DLion posted a FB message discussing the conversation he had with his father, who is a materially greedy, conservative biggot. I’m not exaggerating, and that’s probably a nice way to state the kind of person he is. In the conversation the father railed against liberals, homosexuals and progressive states. I responded to DLion’s post by saying, "Your father is trying to empower himself by putting down liberals and homosexuals; he’s obviously an insecure man and so don’t let rambling from a scared "man" bother you, which is tough given he’s apart of your family. You have people around you now who accept you for who you are and so be happy :D." Twin’s mom responded saying, "Ahh, Justin you are a wise man." She herself has been on a crusade with some of her biggoted friends who ask if she has a "problem" or "issue" with LG being gay.

I stayed awake thinking, "Ahh, Justin you are a wise man" burned into my mind. I am pretty wise, most of the time aren’t I? I should probably pursue psychology. I will. I will do that; pursue psychology. I really mean that.

Twin mentioned awhile back that maybe she would get a teaching certification and I could be a counsellor. I have taken interest in child development from a psychological standpoint (due to my own dysfunctional childhood I believe).

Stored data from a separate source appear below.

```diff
@@ -1441,20 +1451,53 @@
       P.vq_n = K.cart->nq;
       P.why_rows = "cartesian description: the kinds of pdh_rows.h need the points";
     }
-  else if (analyse_faces(p, K, RH, A, &P.why_rows) && build_rows_tables(p, K, A, sw, RH, &P.why_rows) &&
-           rows_kind_applies(p, K, RH, P.vq_n, P.tensor_only, &P.why_rows))
-    P.kernel = RowKernel::rows;
-  const int terms_kind = pdht::terms_has_kind(K.n1d, p->basis == PDH_BASIS_AGGLODGP ? 1 : 0);
-  if (!RH.planar_ok)
+  else
+    {
+      const bool faces_ok = analyse_faces(p, K, RH, A, &P.why_rows);
+      tlap("analyse_faces");
+      if (sw.only_chosen && faces_ok && terms_kind != 0 && !terms_switched_off && RH.fq_tensor_n > 0)
+        {
+          P.vq_n = resolve_volume_rules(p, K);
+          tlap("volume rules");
+          terms_tried = true;
+          const bool ok = build_terms_tables(p, K, RH, A, std::max(P.vq_n, 0), sw, P.terms, &P.why_terms);
+          tlap("term tables");
+          if (ok)
+            {
+              P.kernel = RowKernel::terms;
+              P.why_rows = "the kinds of pdh_rows.h were not planned: the term kernels take the problem";
+              return P;
+            }
+        }
+      if (faces_ok)
+        {
+          bool ok = build_rows_tables(p, K, A, sw, RH, &P.why_rows);
+          tlap("rows tables");
+          if (ok)
+            {
+              ok = rows_kind_applies(p, K, RH, P.vq_n, P.tensor_only, &P.why_rows);
+              tlap("rows kinds (volume rules)");
+            }
+          if (ok)
+            P.kernel = RowKernel::rows;
+        }
+    }
+  if (terms_tried)
+    ;
+  else if (!RH.planar_ok)
     P.why_terms = P.why_rows;
-  else if (!K.cart && (sw.terms_off || (terms_kind == 2 && sw.terms_dgq3_off)))
+  else if (terms_switched_off)
     P.why_terms = "term kernel: switched off (PDH_TERMS / PDH_TERMS_DGQ3)";
   else
     {
       if (P.vq_n < 0 && RH.fq_tensor_n > 0)
-        P.vq_n = resolve_volume_rules(p, K);
+        {
+          P.vq_n = resolve_volume_rules(p, K);
+          tlap("volume rules");
+        }
       if (build_terms_tables(p, K, RH, A, std::max(P.vq_n, 0), sw, P.terms, &P.why_terms))
         P.kernel = RowKernel::terms;
+      tlap("term tables");
     }
   return P;
 }
diff --git a/polydeal_amd/csrc/pdh_plan.h b/polydeal_amd/csrc/pdh_plan.h
--- a/polydeal_amd/csrc/pdh_plan.h
+++ b/polydeal_amd/csrc/pdh_plan.h
@@ -1,6 +1,7 @@
 #pragma once
 #include "../../include/polydeal_hip.h"
 #include "pdh_dev.h"
+#include "pdh_host_threads.h"
 
 #include <algorithm>
 #include <cstdint>
@@ -13,10 +14,7 @@
 template <class F>
 void host_parallel_for(size_t n, F &&fn)
 {
-  unsigned nt = std::thread::hardware_concurrency();
-  if (const char *e = std::getenv("PDH_HOST_THREADS"))
-    nt = (unsigned)std::max(1, std::atoi(e));
-  nt = std::max(1u, std::min<unsigned>(nt, 64u));
+  const unsigned nt = pdh_host::loop_threads();
   if (nt == 1 || n < 256)
     {
       for (size_t i = 0; i < n; ++i)
@@ -147,6 +145,7 @@
   bool trace = false, rows_verbose = false, terms_off = false, terms_dgq3_off = false;
   int rows_waves_per_cu = 0, terms_wg_waves = 8, terms_wg_batch = 0;
   size_t rows_lds_pad = 0;
+  bool only_chosen = false;
 };
 PlanSwitches read_plan_switches();
 
```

I remember a lot of stuff from my HS psychology classes. That probably points to some sort of aptitude.

The most interesting segments on KUOW revolve around discussions of consciousness and psychology, though usually presented on the radio as philosophy.

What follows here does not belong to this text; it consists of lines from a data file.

@@ -404,8 +417,12 @@
                (double)a.hull_delta0);
   const uint32_t *m = h + CTR_HULL_DEFER;
   std::fprintf(stderr, "[bounce stats] hull certificates tried/granted/wrong: first legs deferred=%u/%u/%u rebounds at once=%u/%u/%u rebounds deferred=%u/%u/%u; "
-               "J=%d D=%.4g defer_delta0=%.6f; look-ups=%u\n", m[0], m[1], m[2], m[3], m[4], m[5], m[6], m[7], m[8], kHullDeferSteps, (double)kHullDeferDeficit,
-               (double)a.hull_defer_delta0, h[CTR_CERT_LANES] - ((CLVR_BOUNCE_STATS + 0) == 2 ? m[1] + m[7] : 0u));
+               "J=%d D=%.4g defer_delta0=%.6f; look-ups=%u\n", m[0], m[1], m[2], m[3], m[4], m[5], m[6], m[7], m[8], a.hull_h ? kHullTiltSteps : kHullDeferSteps, (double)kHullDeferDeficit,
+               (double)a.hull_defer_delta0, h[CTR_CERT_LANES] - ((CLVR_BOUNCE_STATS + 0) == 2 ? m[1] + m[7] + h[CTR_HULL_TILT + 4] + h[CTR_HULL_TILT + 10] : 0u) - h[CTR_HULL_TILT + 12]);
+  const uint32_t *t = h + CTR_HULL_TILT;
+  std::fprintf(stderr, "[bounce stats] tilted planes (%s) tried/granted/wrong: first legs at once=%u/%u/%u first legs deferred=%u/%u/%u rebounds at once=%u/%u/%u "
+               "rebounds deferred=%u/%u/%u; armed lanes that got there late and were sent back without a look-up=%u; target=%.6f\n", a.hull_h ? "on" : "off", t[0], t[1], t[2], t[3], t[4], t[5],
+               t[6], t[7], t[8], t[9], t[10], t[11], t[12], (double)a.hull_tilt_target);
   return CLWH_OK;
 }
 #endif
@@ -670,6 +687,30 @@
   return CLWH_OK;
 }
 
+int clwh_debug_hull_tilt_bound(int32_t X, int32_t Y, int32_t Z, float out[6]) {
+  if (!out || X < 1 || Y < 1 || Z < 1) return CLWH_ERR_INVALID_VALUE;
+  out[0] = hull_defer_delta0(X, Y, Z, kHullTiltSteps);
+  out[1] = (float)kHullTiltSteps;
+  out[2] = (float)kHullTiltPath;
+  out[3] = kHullTiltMargin;
+  hull_tilt_target(out[0], out[4], out[5]);
+  return CLWH_OK;
+}
+
+int clwh_debug_hull_h(clwh_ctx *ctx, void *host_out, uint64_t capacity, int32_t info_out[4]) {
+  if (!ctx || !info_out) return CLWH_ERR_INVALID_VALUE;
+  if (!ctx->scene) return CLWH_ERR_BAD_ARGS;
+  const PackedLayout L = scene_layout(ctx);
+  info_out[0] = kHullGrid; info_out[1] = kHullPlanes; info_out[2] = 0; info_out[3] = L.hull_table ? 1 : 0;
+  if (!host_out || !L.hull_table) return CLWH_OK;
+  const size_t bytes = (size_t)kHullPlanes * sizeof(float);
+  if (capacity < bytes || ctx->scene->data.bytes != L.bytes) return CLWH_ERR_SIZE_MISMATCH;
+  HIP_TRY(hipSetDevice(ctx->device));
+  HIP_TRY(hipMemcpyAsync(host_out, ctx->scene->data.as<uint8_t>() + L.off_hull_h, bytes, hipMemcpyDeviceToHost, ctx->stream));
+  HIP_TRY(hipStreamSynchronize(ctx->stream));
+  return CLWH_OK;
+}
+
 int clwh_debug_hull_planes(clwh_ctx *ctx, void *host_out, uint64_t capacity, uint32_t *n_hits_out) {
   if (!ctx || !n_hits_out) return CLWH_ERR_INVALID_VALUE;
   PrimaryHits &p = ctx->primary;
diff --git a/cl_volume_renderer_amd/csrc/probe_kernels.hip b/cl_volume_renderer_amd/csrc/probe_kernels.hip
--- a/cl_volume_renderer_amd/csrc/probe_kernels.hip
+++ b/cl_volume_renderer_amd/csrc/probe_kernels.hip
@@ -1,4 +1,4 @@
-#include "render_device.hpp"
+#include "bounce_device.hpp"
 
 namespace clvr {
 
@@ -14,6 +14,7 @@
     case CLWH_PROBE_ENV_APPROX: return {3u, 2u};
     case CLWH_PROBE_TONE: return {4u, 1u};
     case CLWH_PROBE_TAPS: return {3u, 3u};
+    case CLWH_PROBE_HULL: return {5u, 5u};
     default: return {0u, 0u};
   }
 }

I obviously take interest in personality indicators.

… so I have a plan. I need to get some more information and probably look to get a Direct Transfer Degree so some of my college credit I have counts. Then I will take that to an accredited online university and go from there. I want to perform services rather than administrate them. I’m settled enough to invest some time and effort into myself. I will need to exercise some willpower though and stick to a plan.

Log in to write a note
July 26, 2012

Im getting my Masters through the University of Arizona online. I love it. Its no joke either. LOTS of work and participation. You can find a good one and you can do it! 🙂

July 27, 2012

I think this sounds like a terrific idea.

July 27, 2012

i think you’d make a great counsellor!!

July 27, 2012

Abnormal Psychology was my favorite class in college. I still have the textbook. It was actually quite helpful to read to assess my sister’s abnormal behaviors. Funny though, you really need to have an open mind to be a psychologist or a counselor… when I was reading my textbook I was diagnosing everyone I knew with disorders. I would think you’d need to practice restraint and stay nonjudgemental until something is obvious. You know? That could be the hardest part about it. ryn… I agree with you about Stalker… but Paco and I have been entertaining this ‘physical flirtation’ for almost 3 weeks and haven’t gone beyond making out, we’re keeping our feelings in check, taking things snail slow. With Stalker, he told me he loved me like 2 weeks into dating. And was obsessive. With him it was such a whirlwind, I don’t think I knew what was going on until it just became too obvious to ignore. He was crazy. Paco is not crazy, I know this for a fact. We have been friends for awhile and have many mutual friends, all of whom LOVE him. The restraint we’re practicing may be a huge contributing factor to the ‘lost’ feeling (in a good way) that I feel when I’m with him (co

July 27, 2012

but i’d rather restraint be the contributing factor than a whirlwind like with Stalker. It just feels healthy.

July 27, 2012

RYN: My sisters and I do think my mom has a narcissistic personality disorder. Im going to start writing more about some of the things that she does to document how it effects us and why we have such negative feelings toward her. Those negative feelings make us all feel so much guilt b/c you are “supposed” to love your mom, yet she makes it so hard.